The ECM is also used to predict the Rayleigh-Benard convection temperature profile with a lower Ra number (Ra = 6.3 × 10^{5}) and of order of unity Pr number (). Figure 10 shows that the ECM predicted the temperature profile agrees well with that predicted by the DNS method [19].

To validate the ECM in prediction of temperature and energy splitting of a mixed natural convection fluid layer, the MELAD A1 experiment [8] is used. The ECM predicted results are presented in Table 2. Clearly, the ECM predicted temperature and heat fluxes are very close to the experimental ones. A slight difference in the bulk temperature is observed. This may relate to possible slight thermal stratification in the fluid layer which is not captured by the ECM method.

As the next step, the ECM is benchmarked against CFD simulation data. It is well known that CFD methods can be used to perform reliable “numerical experiments” for classical Rayleigh-Benard convection [16]. In the present study, the CFD method (ILES) is used to simulate heat transfer of a mixed natural convection fluid layer. A UV of 31.26 cm × 31.26 cm × 40 cm is heated from below and cooled from the top wall and from the CRGT wall. The obtained steady state temperature profile and heat flux distribution along the CRGT wall are used for ECM validation.

Figure 11 presents plots of the CFD and ECM predicted temperature profiles across the layer. The two profiles are very close across the most fluid layer. Figure 12 shows the heat flux profiles along the CRGT wall; they are well agreed in the middle part of the CRGT wall. In the upper region, the ECM predicted heat flux value is slightly higher than that obtained with the CFD (less than 10%). In the lower region of the cooled wall, the CFD method is able to predict diminishing heat flux due to the flow stagnation, while the ECM is unable to capture this effect. However, ECM estimation of heat flux can be considered as reasonable and conservative in the sense that the heat flux is not underestimated by ECM model.

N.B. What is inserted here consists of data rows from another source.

@@ -386,8 +378,9 @@
     for (int j = 0; j < per; ++j) {
         const int t = t0 + j;
         if (t < n_tensors) {
+            const uint64_t e = P[t];
             P[t] = run;
-            if (flags[t] == 0u) run += elems[t];
+            run += e;
         }
     }
     if (threadIdx.x == kBlock - 1) P[n_tensors] = run;
@@ -411,16 +404,82 @@
     cut = P[lo - 1] + ((target - P[lo - 1]) & ~1023ull);
 }
 
-__global__ __launch_bounds__(kBlock) void k_abs_hist_rest(const uint64_t* __restrict__ elems, const uint32_t* __restrict__ flags,
+__global__ __launch_bounds__(kBlock) void k_abs_hist_rest(const uint64_t* __restrict__ elems, const dpl_hist_range* __restrict__ snap,
+                                                           uint32_t* __restrict__ flags, const uint32_t* __restrict__ rows,
+                                                           const dpl_work_item* __restrict__ r_items, uint32_t n_r_items,
                                                            int n_tensors, const float* const* __restrict__ segs,
                                                            const dpl_hist_range* __restrict__ ranges, int bins,
-                                                           uint64_t* __restrict__ hist) {
+                                                           uint64_t* __restrict__ hist, unsigned long long* __restrict__ stats) {
     extern __shared__ __attribute__((aligned(16))) uint32_t lds_rest[];
     uint64_t* P = reinterpret_cast<uint64_t*>(lds_rest);
     uint64_t* s_tot = P + n_tensors + 1;
     uint32_t* lds = reinterpret_cast<uint32_t*>(s_tot + kBlock / kWave);
     uint32_t* s_nz = lds + bins + 1;
-    rest_prefix(elems, flags, n_tensors, P, s_tot);
+    __shared__ uint32_t s_row[2];
+    for (uint32_t t = blockIdx.x; t < (uint32_t)n_tensors; t += gridDim.x) {
+        const uint32_t status = ranges[t].status;
+        const bool valid = status == 0u && range_same(snap + t, ranges + t);
+        if (threadIdx.x == 0) {
+            flags[t] = valid ? 1u : (status != 0u ? 2u : 0u);
+            if (stats) {
+                const unsigned long long e = elems[t];
+                atomicAdd(stats + 0, 1ull);
+                atomicAdd(stats + 2, e);
+                if (valid) {
+                    atomicAdd(stats + 1, 1ull);
+                    atomicAdd(stats + 3, e);
+                }
+            }
+            s_row[0] = s_row[1] = 0u;
+        }
+        if (!valid) continue;
+        __syncthreads();
+        for (uint32_t k = threadIdx.x; k < n_r_items; k += kBlock) {
+            if (r_items[k].slot != t) continue;
+            if (k == 0 || r_items[k - 1].slot != t) s_row[0] = k;
+            if (k + 1 == n_r_items || r_items[k + 1].slot != t) s_row[1] = k + 1;
+        }
+        __syncthreads();
+        const uint32_t first = s_row[0], end = s_row[1];
+        for (int b = threadIdx.x; b < bins; b += kBlock) lds[b] = 0u;
+        __syncthreads();
+        const uint32_t* __restrict__ base = rows + (uint64_t)first * (uint64_t)bins;
+        const uint64_t n = (uint64_t)(end - first) * (uint64_t)bins;
+        if ((bins & 3) == 0) {
+            const uint4* __restrict__ v = reinterpret_cast<const uint4*>(base);
+            const uint32_t q = (uint32_t)bins >> 2, step = kBlock % q;
+            uint32_t col = threadIdx.x % q;
+#pragma unroll 8
+            for (uint64_t i = threadIdx.x; i < (n >> 2); i += kBlock) {
+                const uint4 c = v[i];
+                uint32_t* dst = lds + 4u * col;
+                if (c.x) atomicAdd(dst + 0, c.x);
+                if (c.y) atomicAdd(dst + 1, c.y);
+                if (c.z) atomicAdd(dst + 2, c.z);
+                if (c.w) atomicAdd(dst + 3, c.w);
+                col += step;
+                col -= col >= q ? q : 0u;
+            }
+        } else {
+            const uint32_t q = (uint32_t)bins, step = kBlock % q;
+            uint32_t col = threadIdx.x % q;
+#pragma unroll 8
+            for (uint64_t i = threadIdx.x; i < n; i += kBlock) {
+                const uint32_t c = base[i];
+                if (c) atomicAdd(lds + col, c);
+                col += step;
+                col -= col >= q ? q : 0u;
+            }
+        }
+        __syncthreads();
+        uint64_t* __restrict__ out = hist + (uint64_t)t * (uint64_t)bins;
+        for (int b = threadIdx.x; b < bins; b += kBlock) {
+            const uint32_t c = lds[b];
+            if (c) out[b] += (uint64_t)c;
+        }
+        __syncthreads();
+    }
+    rest_prefix(elems, RestByRange{snap, ranges}, n_tensors, P, s_tot);
     if (P[n_tensors] == 0) return;
     uint64_t cut[2];
     int at[2];
@@ -455,7 +514,7 @@
     extern __shared__ __attribute__((aligned(16))) uint32_t lds_cuts[];
     uint64_t* P = reinterpret_cast<uint64_t*>(lds_cuts);
     uint64_t* s_tot = P + n_tensors + 1;
-    rest_prefix(elems, flags, n_tensors, P, s_tot);
+    rest_prefix(elems, RestByFlags{flags}, n_tensors, P, s_tot);
     if (threadIdx.x != 0) return;
     uint64_t cut = 0;
     int at = 0;
@@ -1253,9 +1312,9 @@
     return 0;
 }
 
-uint64_t dpl_hist_spec_entry_bytes(int64_t n_slots, int bins) {
-    if (n_slots < 0 || bins < 1 || bins > DPL_MAX_BINS) return 0;
-    return spec_counts_offset(n_slots) + (uint64_t)n_slots * (uint64_t)bins * sizeof(uint32_t);
+uint64_t dpl_hist_spec_entry_bytes(int64_t n_slots, int64_t n_items, int bins) {
+    if (n_slots < 0 || n_items < 0 || bins < 1 || bins > DPL_MAX_BINS) return 0;
+    return spec_rows_offset(n_slots) + (uint64_t)n_items * (uint64_t)bins * sizeof(uint32_t);
 }
 
 int dpl_minmax_hist_accumulate(const dpl_work_item* d_items, int64_t n_items, const uint32_t* d_block_begin,
@@ -1265,40 +1324,38 @@
     if (!d_entry || ((uintptr_t)d_entry & 15u)) return fail_msg("dpl_minmax_hist_accumulate: d_entry must be 16-byte aligned");
     if (n_slots <= 0 || n_slots > 0x7FFFFFFFll) return fail_msg("dpl_minmax_hist_accumulate: n_slots out of range");
     if (n_items <= 0) return 0;
+    if (n_items > 0x7FFFFFFFll) return fail_msg("dpl_minmax_hist_accumulate: n_items out of range");
     if (int e = check_blocks("dpl_minmax_hist_accumulate", n_items, d_block_begin, n_blocks)) return e;
     dpl_hist_range* snap = (dpl_hist_range*)d_entry;
     uint32_t* flags = (uint32_t*)(snap + n_slots);
-    uint32_t* counts = (uint32_t*)((char*)d_entry + spec_counts_offset(n_slots));
-    int64_t zb = grid_for(n_slots * (int64_t)bins, kBlock * 8);
-    if (zb < grid_for(n_slots, kBlock)) zb = grid_for(n_slots, kBlock);
-    if (zb > 1024) zb = 1024;
-    hipLaunchKernelGGL(k_hist_snapshot, dim3((unsigned)zb), dim3(kBlock), 0, (hipStream_t)s, d_min_enc, d_max_enc, d_nan,
-                       n_slots, bins, snap, flags, counts);
+    uint32_t* rows = (uint32_t*)((char*)d_entry + spec_rows_offset(n_slots));
+    hipLaunchKernelGGL(k_hist_snapshot, dim3(grid_for(n_slots, kBlock)), dim3(kBlock), 0, (hipStream_t)s, d_min_enc, d_max_enc, d_nan,
+                       n_slots, bins, snap, flags);
     DPL_LAUNCH_CHECK("k_hist_snapshot");
     hipLaunchKernelGGL(k_minmax_hist, dim3((unsigned)n_blocks), dim3(kBlock),
                        ((size_t)bins + 1 + 4 * (kBlock / kWave)) * sizeof(uint32_t), (hipStream_t)s, d_items, d_block_begin,
-                       d_seg_ptrs, d_min_enc, d_max_enc, d_nan, snap, bins, counts);
+                       d_seg_ptrs, d_min_enc, d_max_enc, d_nan, snap, bins, rows);
     DPL_LAUNCH_CHECK("k_minmax_hist");
     return 0;
 }
 
-int dpl_hist_spec_accumulate(void* d_entry, const uint64_t* d_elems, int64_t n_slots, int64_t n_blocks,
-                             const float* const* d_seg_ptrs, const dpl_hist_range* d_ranges, int bins, uint64_t* d_hist,
+int dpl_hist_spec_accumulate(void* d_entry, const dpl_work_item* d_range_items, int64_t n_range_items, const uint64_t* d_elems,
+                             int64_t n_slots, int64_t n_blocks, const float* const* d_seg_ptrs, const dpl_hist_range* d_ranges, int bins, uint64_t* d_hist,
                              uint64_t* d_stats, dpl_stream_t s) {
     if (bins < 1 || bins > DPL_MAX_BINS) return fail_msg("dpl_hist_spec_accumulate: bins must be in [1, 16384]");
     if (!d_entry || ((uintptr_t)d_entry & 15u)) return fail_msg("dpl_hist_spec_accumulate: d_entry must be 16-byte aligned");
     if (n_slots <= 0 || n_slots > DPL_HIST_SPEC_MAX_TENSORS)
         return fail_msg("dpl_hist_spec_accumulate: n_slots must be in [1, DPL_HIST_SPEC_MAX_TENSORS]");
     if (n_blocks <= 0 || n_blocks > 0x7FFFFFFFll) return fail_msg("dpl_hist_spec_accumulate: n_blocks out of range");
+    if (n_range_items < 0 || n_range_items > 0x7FFFFFFFll || (n_range_items > 0 && !d_range_items))
+        return fail_msg("dpl_hist_spec_accumulate: the range pass's items are missing or out of range");
     dpl_hist_range* snap = (dpl_hist_range*)d_entry;
     uint32_t* flags = (uint32_t*)(snap + n_slots);
-    const uint32_t* counts = (const uint32_t*)((char*)d_entry + spec_counts_offset(n_slots));
-    hipLaunchKernelGGL(k_hist_resolve, dim3((unsigned)n_slots), dim3(kBlock), 0, (hipStream_t)s, snap, d_ranges, counts, d_elems,
-                       bins, d_hist, flags, (unsigned long long*)d_stats);
-    DPL_LAUNCH_CHECK("k_hist_resolve");
+    const uint32_t* rows = (const uint32_t*)((char*)d_entry + spec_rows_offset(n_slots));
     const size_t lds = ((size_t)n_slots + 1 + kBlock / kWave) * sizeof(uint64_t) + ((size_t)bins + 1 + kBlock / kWave) * sizeof(uint32_t);
-    hipLaunchKernelGGL(k_abs_hist_rest, dim3((unsigned)n_blocks), dim3(kBlock), lds, (hipStream_t)s, d_elems, flags, (int)n_slots,
-                       d_seg_ptrs, d_ranges, bins, d_hist);
+    hipLaunchKernelGGL(k_abs_hist_rest, dim3((unsigned)n_blocks), dim3(kBlock), lds, (hipStream_t)s, d_elems, snap, flags, rows,
+                       d_range_items, (uint32_t)n_range_items, (int)n_slots, d_seg_ptrs, d_ranges, bins, d_hist,
+                       (unsigned long long*)d_stats);
     DPL_LAUNCH_CHECK("k_abs_hist_rest");
     return 0;
 }
diff --git a/dipoorlet_amd/ops.py b/dipoorlet_amd/ops.py
--- a/dipoorlet_amd/ops.py
+++ b/dipoorlet_amd/ops.py
@@ -31,7 +31,7 @@
     return host.to(device)
 
 
-DEFAULT_BLOCKS = {"minmax": 256, "hist": 768, "octav": 1024, "cos": 512, "fq": 65536}
+DEFAULT_BLOCKS = {"minmax": 256, "hist": 768, "minmax_hist": 768, "octav": 1024, "cos": 512, "fq": 65536}
 
 
 class WorkSet:
@@ -65,8 +65,10 @@
             return [(t, b * e, e, b * self.T + t) for b in range(self.batch) for t, e in enumerate(self.elems)]
         return [(t, 0, e * self.batch, t) for t, e in enumerate(self.elems)]
 
-    def work(self, kind, per_image=False):
+    def work(self, kind, per_image=False, bins=None):
         nb = None if self.chunk else max(1, min(DEFAULT_BLOCKS[kind], (self.total + 4095) // 4096))
+        if kind == "minmax_hist" and nb is not None:
+            nb = max(1, min(nb, (self.total * 4) // (64 * int(bins) * 4)))
         key = (per_image, nb)
         w = self._work.get(key)
         if w is None:
@@ -292,8 +294,8 @@
         self.reset_minmax()
 
     def reset_minmax(self):
-        for _, entry, _ in self._ledger.values():
-            self._slab.append(entry)
+        for rec in self._ledger.values():
+            self._slab.append(rec[1])
         self._ledger.clear()
         _hip.check(_hip.lib().dpl_minmax_init(_ptr(self.min_enc), _ptr(self.max_enc), _ptr(self.nan), self.n,
                                               _stream()), "dpl_minmax_init")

##### 4.2. PECM Validation

In this section, validation of the PECM against both eutectic and non-eutectic binary melts is presented. First, the PECM is used to simulate a eutectic melt solidification experiment [33] which was also simulated by the CFD ILES method.

Figure 13 presents crust thickness evolutions predicted by the PECM, CFD, and the experimental data. Excellent agreement between the methods is obtained. In the later time period (after 20 min), the CFD predicted crust is slightly thinner than that of the experiment and the PECM simulation. This is the result of a larger CFD predicted heat transfer coefficient across the convective fluid layer. However, the difference between the CFD and experimental data is insignificant.

The PECM is also benchmarked against the CFD-generated data (Section 3). Figure 14 shows the PECM simulation temperature profile along with that of the CFD simulation. The temperature profiles predicted by the two methods are in good agreement. Note that the CFD simulation of the experiment takes about 5 days of 2.8 GHz CPU time while the PECM simulation lasts only few hours.

To validate the mushy characteristic velocity model and rejectability coefficient implemented in the PECM we use data from one of the experiments of Cao and Poulikakos [35]. In the experiments, non-eutectic binary mixtures of the aqueous ammonium chloride (NH_{4}Cl–H_{2}O) in a cavity of 48.3 cm × 25.4 cm × 12.7 cm are cooled from the top surface till freezing. Different compositions of ammonium chloride were used. Evolutions of crust thickness (solid and mushy) were recorded.

The PECM is used to simulate the experiment where the NH_{4}Cl composition is 5%. PECM simulations show that crust thickness evolution is sensitive to different models of mushy characteristic velocity and to different values of rejectability coefficient. Figure 15 presents the experimental crust thickness evolution and results predicted by the PECM simulation where the mushy characteristic velocity model is described by a third-order power law of liquid fraction and the rejectability coefficient is 0.07. Although there is a slight deviation in prediction of the solid thickness start point (in around 4 h), the PECM well captures the evolutions of the both solid and mushy crusts thicknesses.

Extensive validation of the ECM and PECM against various experiments and CFD-generated data has confirmed the applicability of the ECM and PECM for simulations of turbulent natural convection heat transfer in a fluid layer heated from below, cooled from the top and side walls, as well as for simulations of transient heat transfer which involves the phase change in a BWR lower plenum configuration.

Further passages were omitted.